Page 28 grudgingly alludes to the idea that MWI could be simpler than other
theories ("Objection based on surprisingly common misconception that standard
QM defined solely by Schrödinger's equation ... It is only within a many-
worlds framework that this view could begin to make sense"), but later
introduces MWI as a contender beginning with a nonsense news headline and then
characterizes it as intuitively bizarre for proposing a large multiverse, as
if the size for its proposed multiverse was an obvious point against it. It
seems to me there's an implied misuse of Occam's razor: "Entities are not to
be multiplied without necessity" is most properly applied to the number of
rules in a theory, not the amount of matter a theory predicts. (If you apply
it based on the amount of matter a theory predicts, then Occam's razor surely
should rule out theories that dim clusters of light in the sky correspond to
trillions of galaxies like our own, and should prefer theories that predict
that they're illusions, reflections, or something otherwise insignificant that
fits the observations.)

Page 39 and 40 both quote paragraphs from books that seem more convincing to
me than the presentation's seemingly hand-waving refutations.
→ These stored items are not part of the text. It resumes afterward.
template <uint32_t FAM, bool ITERS, bool MULTI = false, bool ANIM = false, bool RES = false>
#ifndef FRM_MARCH_WAVES_PER_SIMD
#define FRM_MARCH_WAVES_PER_SIMD 1
#endif
#ifndef FRM_RING_WAVES_PER_SIMD
#define FRM_RING_WAVES_PER_SIMD FRM_MARCH_WAVES_PER_SIMD
#endif
__global__ __launch_bounds__(kMarchBlock, RES ? FRM_RING_WAVES_PER_SIMD : FRM_MARCH_WAVES_PER_SIMD) void march_persistent(
    KernelArgs a) {
  __shared__ float4 chunk_rays[kMarchWaves][kChunk];
  static_assert(!RES || (!MULTI && kMarchWaves == 1u), "ring grids: one-wave workgroups, one frame per chunk");
  __shared__ float cam_lds[RES ? kRingSlots : 1][16];
  __shared__ uint32_t rw[RES ? (uint32_t)kRwWords : 1u];
  __shared__ RingLds ring_lds[RES ? 1 : 0 + 1];
  if constexpr (RES) {
    if (blockIdx.x < a.ring.service_waves) {
      ring_service<FAM>(*(const KernelArgs*)__builtin_amdgcn_kernarg_segment_ptr(),
                        reinterpret_cast<uint32_t*>(&chunk_rays[0][0]));
      return;
    }
  }

  const FrameUniforms& f = a.f;
  const SceneUniforms& su = a.s;
  constexpr bool kMb = is_mandelbulb(FAM);
  constexpr bool kHw = FAM == kMandelbulbHw;
  const uint32_t wave = threadIdx.x >> 6, lane = threadIdx.x & 63u;
  const uint64_t lane_bit = 1ull << lane;
  constexpr bool multi = MULTI;
  const uint32_t total = multi ? a.batch * ((a.npix + kChunk - 1u) / kChunk) * kChunk : a.npix;
  uint32_t chunk_frame = 0;
  const uint32_t n_iter = iterations<ITERS>(su.n);
  static_assert(!ANIM || ((MULTI || RES) && is_mandelbulb(FAM)), "per-lane powers: multi-frame or ring Mandelbulb launches");
  float lane_power = su.mb_power;
  ShadeGeom* __restrict__ geom = a.geom;
  ShadeTail* __restrict__ tails = a.tails;

  uint32_t slots_used = kChunk;
  bool exhausted = false;
  const uint32_t nchunks = (total + kChunk - 1u) / kChunk;
  uint32_t part = queue_part();
  uint64_t drained = 0;
  const uint32_t nhead = nchunks / kQueueHeadDiv;
  uint64_t n_pix = 0, n_hit = 0, n_prim = 0, n_shadow = 0, n_body = 0, n_bail = 0;
#ifdef FRM_COUNT_EXACT
  uint64_t n_dbg_total = 0, n_dbg_exact = 0;
#endif
  uint32_t r_slot = 0;
  if constexpr (RES) {
    uint32_t b = 0;
    if (lane == 0) {
      RING_GRID_TRACE(a.ring, 0);
      b = max(a.ring.first_seq, dev_poll(&a.ring.dev->base));
      ring_lds->host = a.ring.host;
      ring_lds->dev = a.ring.dev;
      ring_lds->order = a.ring.order;
      ring_lds->slots = a.ring.slots;
      ring_lds->grid_id = a.ring.grid_id;
      ring_lds->rec_stride = a.rec_stride;
      ring_lds->npix = a.npix;
    }
    __syncthreads();
    if (lane < (uint32_t)kRwWords) rw[lane] = 0u;
    rw_set(rw, kRwLo, uniform(__shfl(b, 0, 64)));
  }

  uint32_t pix = kIdle;
  uint32_t phase = kPrimary;
  bool done = false;
  v3 o = mk(0.f, 0.f, 0.f), d = o, nsum = o, q = o, z = o;
  float t = 0.f, closeness = 0.f, dr = 1.f, mag = 0.f, de = 0.f;
  uint32_t it = 0, psteps = 0, body = 0;
  uint32_t pix_cost = 0;
#ifdef FRM_STAMPS
  uint64_t stamp_service = 0, n_service = 0, n_loop = 0, real_exhaust = 0;
  uint64_t stamp_consume = 0, stamp_refill = 0, n_fetch = 0;
  uint64_t stamp_sub[4] = {0, 0, 0, 0};
  const uint64_t stamp_begin = __builtin_amdgcn_s_memtime();
  const uint64_t stamp_real0 = __builtin_amdgcn_s_memrealtime();
#define FRM_SUB_BEGIN() const uint64_t sub0 = __builtin_amdgcn_s_memtime()
#define FRM_SUB_END(k) stamp_sub[k] += __builtin_amdgcn_s_memtime() - sub0
#else
#define FRM_SUB_BEGIN()
#define FRM_SUB_END(k)
#endif

  for (;;) {
    if constexpr (kMb) {
      const uint64_t live = ballot(pix != kIdle);
      uint64_t pending = live & ~ballot(done);
      const uint64_t waitable = exhausted ? live : ~0ull;
      for (;;) {
        if (pending == 0 || (uint32_t)__popcll(waitable & ~pending) >= a.service_min) break;
        if constexpr (!RES) n_body += (uint64_t)__popcll(pending);
#ifdef FRM_STAMPS
        n_loop++;
#endif
        if (lane_in(pending)) {
#if defined(FRM_COUNT_EXACT) && defined(__HIP_DEVICE_COMPILE__)
          n_dbg_total++;
          if (ballot(!mb_tame(z, mag)) != 0) n_dbg_exact++;
#endif
          if constexpr (ANIM)
            mb_step<kHw>(lane_power, lane_power - 1.0f, q, mag, z, dr);
          else
            mb_step<kHw>(su, q, mag, z, dr);
          body++;
          if (body <= n_iter) mag = mb_length<kHw>(z);
        }
        pending &= ~(ballot(body > n_iter) | ballot(mag > su.mb_bailout));
      }
      done = !lane_in(pending);
    }

#ifdef FRM_STAMPS
    const uint64_t stamp0 = __builtin_amdgcn_s_memtime();
#endif
    const bool cons = pix != kIdle && done;
    bool ev_bail = false;
    bool plain_log = true;
    if constexpr (kMb && !kHw)
      plain_log = ballot(cons && !__builtin_amdgcn_classf(mag, 0x100 )) == 0;
    if (cons) {
      done = false;
      if constexpr (kMb) {
        FRM_SUB_BEGIN();
#if defined(__HIP_DEVICE_COMPILE__)
        if constexpr (kHw)
          de = mb_distance_hw(mag, dr);
        else
          de = plain_log ? mb_distance_posnormal(mag, dr) : mb_distance(mag, dr);
#else
        (void)plain_log;
        de = mb_distance(mag, dr);
#endif
        pix_cost += body;
        ev_bail = body <= n_iter;
        FRM_SUB_END(0);
      }
    }
    const bool ev_prim = cons && phase == kPrimary, ev_shadow = cons && phase == kShadow;
    const bool tap = cons && !ev_prim && !ev_shadow;
    const bool hit = de <= kMinDistance;
    const bool ev_hit = ev_prim && hit;
    const float cl = min_(closeness, de / t);
    closeness = ev_shadow ? cl : closeness;
    const bool step = (ev_prim || ev_shadow) && !hit;
    const float t_next = t + de;
    const uint32_t it_next = it + 1u;
    const bool more = it_next < f.max_steps && t_next < kMaxTotalDistance;
    t = step ? t_next : t;
    it = step ? it_next : it;
    psteps = ev_hit ? it : psteps;
    const bool fin = (step && !more) || (ev_shadow && hit);
    const bool sun_miss = ev_shadow && step && !more;
    bool need_point = ev_hit || (step && more) || tap;
    const uint32_t k = phase - kTap0;
    const float dx = (k == 0u || k == 3u) ? de : -de, dy = (k >= 2u) ? de : -de,
                dz = (k == 1u || k == 3u) ? de : -de;
    const float sx = (k == 0u) ? dx : nsum.x + dx, sy = (k == 0u) ? dy : nsum.y + dy,
                sz = (k == 0u) ? dz : nsum.z + dz;
    nsum = mk(tap ? sx : nsum.x, tap ? sy : nsum.y, tap ? sz : nsum.z);
    phase = ev_hit ? kTap0 : (tap ? phase + 1u : phase);
    if (tap && k == kTap3 - kTap0) {
      FRM_SUB_BEGIN();
#if defined(__HIP_DEVICE_COMPILE__)
      const v3 n = normalize_wave(nsum);
#else
      const v3 n = normalize(nsum);
#endif
      const v3 hp = ray_at(o, t, d);
      if constexpr (RES) {
        coherent_store(&geom[pix], make_float4(t, n.x, n.y, n.z));
      } else {
        *reinterpret_cast<float4*>(&geom[pix]) = make_float4(t, n.x, n.y, n.z);
      }
      o = shadow_origin(hp, n);
      d = to_sun();
      t = 0.f;
      it = 0;
      closeness = kInfinity;
      FRM_SUB_END(2);
    }
    if (fin) {
      FRM_SUB_BEGIN();
      const uint32_t flags = ev_shadow ? (kRecHit | (sun_miss ? kRecSunMiss : 0u)) : 0u;
      const uint32_t ck = cost_key(pix_cost);
      const uint2 tail = make_uint2(__float_as_uint(closeness), psteps | flags | (ck << kRecKeyShift));
      if constexpr (RES)
        coherent_store(&tails[pix], tail);
      else
        *reinterpret_cast<uint2*>(&tails[pix]) = tail;
      if constexpr (RES)
        atomicAdd(&rw[kRwPend + ring_slot_of(pix, rl_u32(ring_lds->rec_stride))], 1u);
      pix = kIdle;
      FRM_SUB_END(3);
    }
    if constexpr (RES) {
      const uint32_t gone = rw_get(rw, kRwGone);
      if (gone) ring_settle(ring_lds, rw, gone, pix);
    }
#ifdef FRM_STAMPS
    const uint64_t stamp1 = __builtin_amdgcn_s_memtime();
    stamp_consume += stamp1 - stamp0;
#endif
    const uint64_t want = ballot(pix == kIdle);
    if (want != 0 && !exhausted) {
      if (slots_used == kChunk) {
        uint32_t base = kIdle;
        if constexpr (RES) {
          base = ring_claim(ring_lds, rw, cam_lds, nchunks, nhead, pix, &r_slot);
        } else {
        if (!(drained >> kQueueParts)) {
          uint32_t j = 0;
          if (lane == 0) j = atomicAdd(a.queue + kQueueParts * kQueuePartWords, 1u);
          j = uniform(__shfl(j, 0, 64));
          if (j < nhead)
            base = j * kChunk;
          else
            drained |= 1ull << kQueueParts;
        }
        while (base == kIdle) {
          uint32_t j = 0;
          if (lane == 0) j = atomicAdd(a.queue + part * kQueuePartWords, 1u);
          j = uniform(__shfl(j, 0, 64));
          const uint32_t c = nhead + j * kQueueParts + part;
          if (c < nchunks) {
            base = c * kChunk;
            break;
          }
          drained |= 1ull << part;
          if ((drained & ((1ull << kQueueParts) - 1ull)) == (1ull << kQueueParts) - 1ull) break;
          do part = (part + 1u) % kQueueParts;
          while ((drained >> part) & 1u);
        }
        }
#ifdef FRM_STAMPS
        n_fetch++;
#endif
        if (base == kIdle) {
          exhausted = true;
#ifdef FRM_STAMPS
          real_exhaust = __builtin_amdgcn_s_memrealtime();
          if (lane == 0) atomicMin(a.debug + 2, (unsigned long long)real_exhaust);
#endif
        } else {
          uint32_t p = kIdle;
          v3 ray = mk(0.f, 0.f, 0.f);
          uint32_t pos0 = base, lim = total;
          [[maybe_unused]] float row[3][4];
          if constexpr (RES) {
            uint32_t mine = __float_as_uint(cam_lds[r_slot][lane & 15u]);
            asm volatile("" : "+v"(mine));
#pragma unroll
            for (int i = 0; i < 12; ++i) row[i / 4][i % 4] = __uint_as_float(__builtin_amdgcn_readlane(mine, i));
          }
          if constexpr (multi) {
            const uint32_t c = base / kChunk;
            chunk_frame = uniform(c % a.batch);
            pos0 = (c / a.batch) * kChunk;
            lim = a.npix;
          }
          if (pos0 + lane < lim) {
            const uint32_t lp =
                RES ? dev_load(&rl_ptr(((const volatile RingLds*)ring_lds)->order)[r_slot * a.rec_stride + pos0 + lane])
                    : a.pixel_order[pos0 + lane];
            const uint32_t lr = lp / f.width, x = lp - lr * f.width, y = band_row_to_global(a.g, lr);
            if constexpr (RES)
              ray = camera_ray_rows(f, row, x, y);
            else if constexpr (multi)
              ray = camera_ray_rows(f, a.cams[chunk_frame].row, x, y);
            else
              ray = camera_ray(f, x, y);
            p = (RES ? r_slot * a.rec_stride : chunk_frame * a.rec_stride) + lp;
          }
          if constexpr (!RES) n_pix += count(p != kIdle);
          chunk_rays[wave][lane] = make_float4(ray.x, ray.y, ray.z, __uint_as_float(p));
          __builtin_amdgcn_wave_barrier();
          slots_used = 0;
        }
      }
      if (slots_used < kChunk) {
        const uint32_t slot = slots_used + __popcll(want & (lane_bit - 1ull));
        [[maybe_unused]] float cam_o[4];
        if constexpr (RES) {
          uint32_t mine = __float_as_uint(cam_lds[r_slot][12u + (lane & 3u)]);
          asm volatile("" : "+v"(mine));
#pragma unroll
          for (int i = 0; i < 4; ++i) cam_o[i] = __uint_as_float(__builtin_amdgcn_readlane(mine, i));
        }
        if ((want & lane_bit) && slot < kChunk) {
          const float4 r = chunk_rays[wave][slot];
          pix = __float_as_uint(r.w);
          if (pix != kIdle) {
            const uint32_t fy = RES ? 0u : a.first_info[chunk_frame];
            const bool first_skip = (fy & kFirstSkip) != 0u;
            pix_cost = first_skip ? (fy & kFirstCostMask) : 0u;
            d = mk(r.x, r.y, r.z);
            if constexpr (RES)
              o = mk(cam_o[0], cam_o[1], cam_o[2]);
            else
              o = multi ? a.cams[chunk_frame].origin : f.origin;
            if constexpr (RES && ANIM)
              lane_power = cam_o[3];
            else if constexpr (ANIM)
              lane_power = a.mb_powers[chunk_frame];
            t = first_skip ? a.first_t[chunk_frame] : 0.f;
            it = first_skip ? 1u : 0u;
            phase = kPrimary;
            need_point = true;
          }
        }
        slots_used = min(kChunk, slots_used + (uint32_t)__popcll(want));
      }
    }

Page 40's
refutation appears to do nothing but insist upon PWT's "epiphenomenal
'pointer'", naming our branch as real and explaining away the many deep
interactions of other branches as only being "mathematical significant" rather
than having "ontological significance". ... Maybe this is a bad time to
mention my preference for the Mathematical universe hypothesis ("which posits
that all computable mathematical structures (in Gödel's sense) exist"), which
seems to make the idea of something having mathematical significance but not
ontological significance meaningless.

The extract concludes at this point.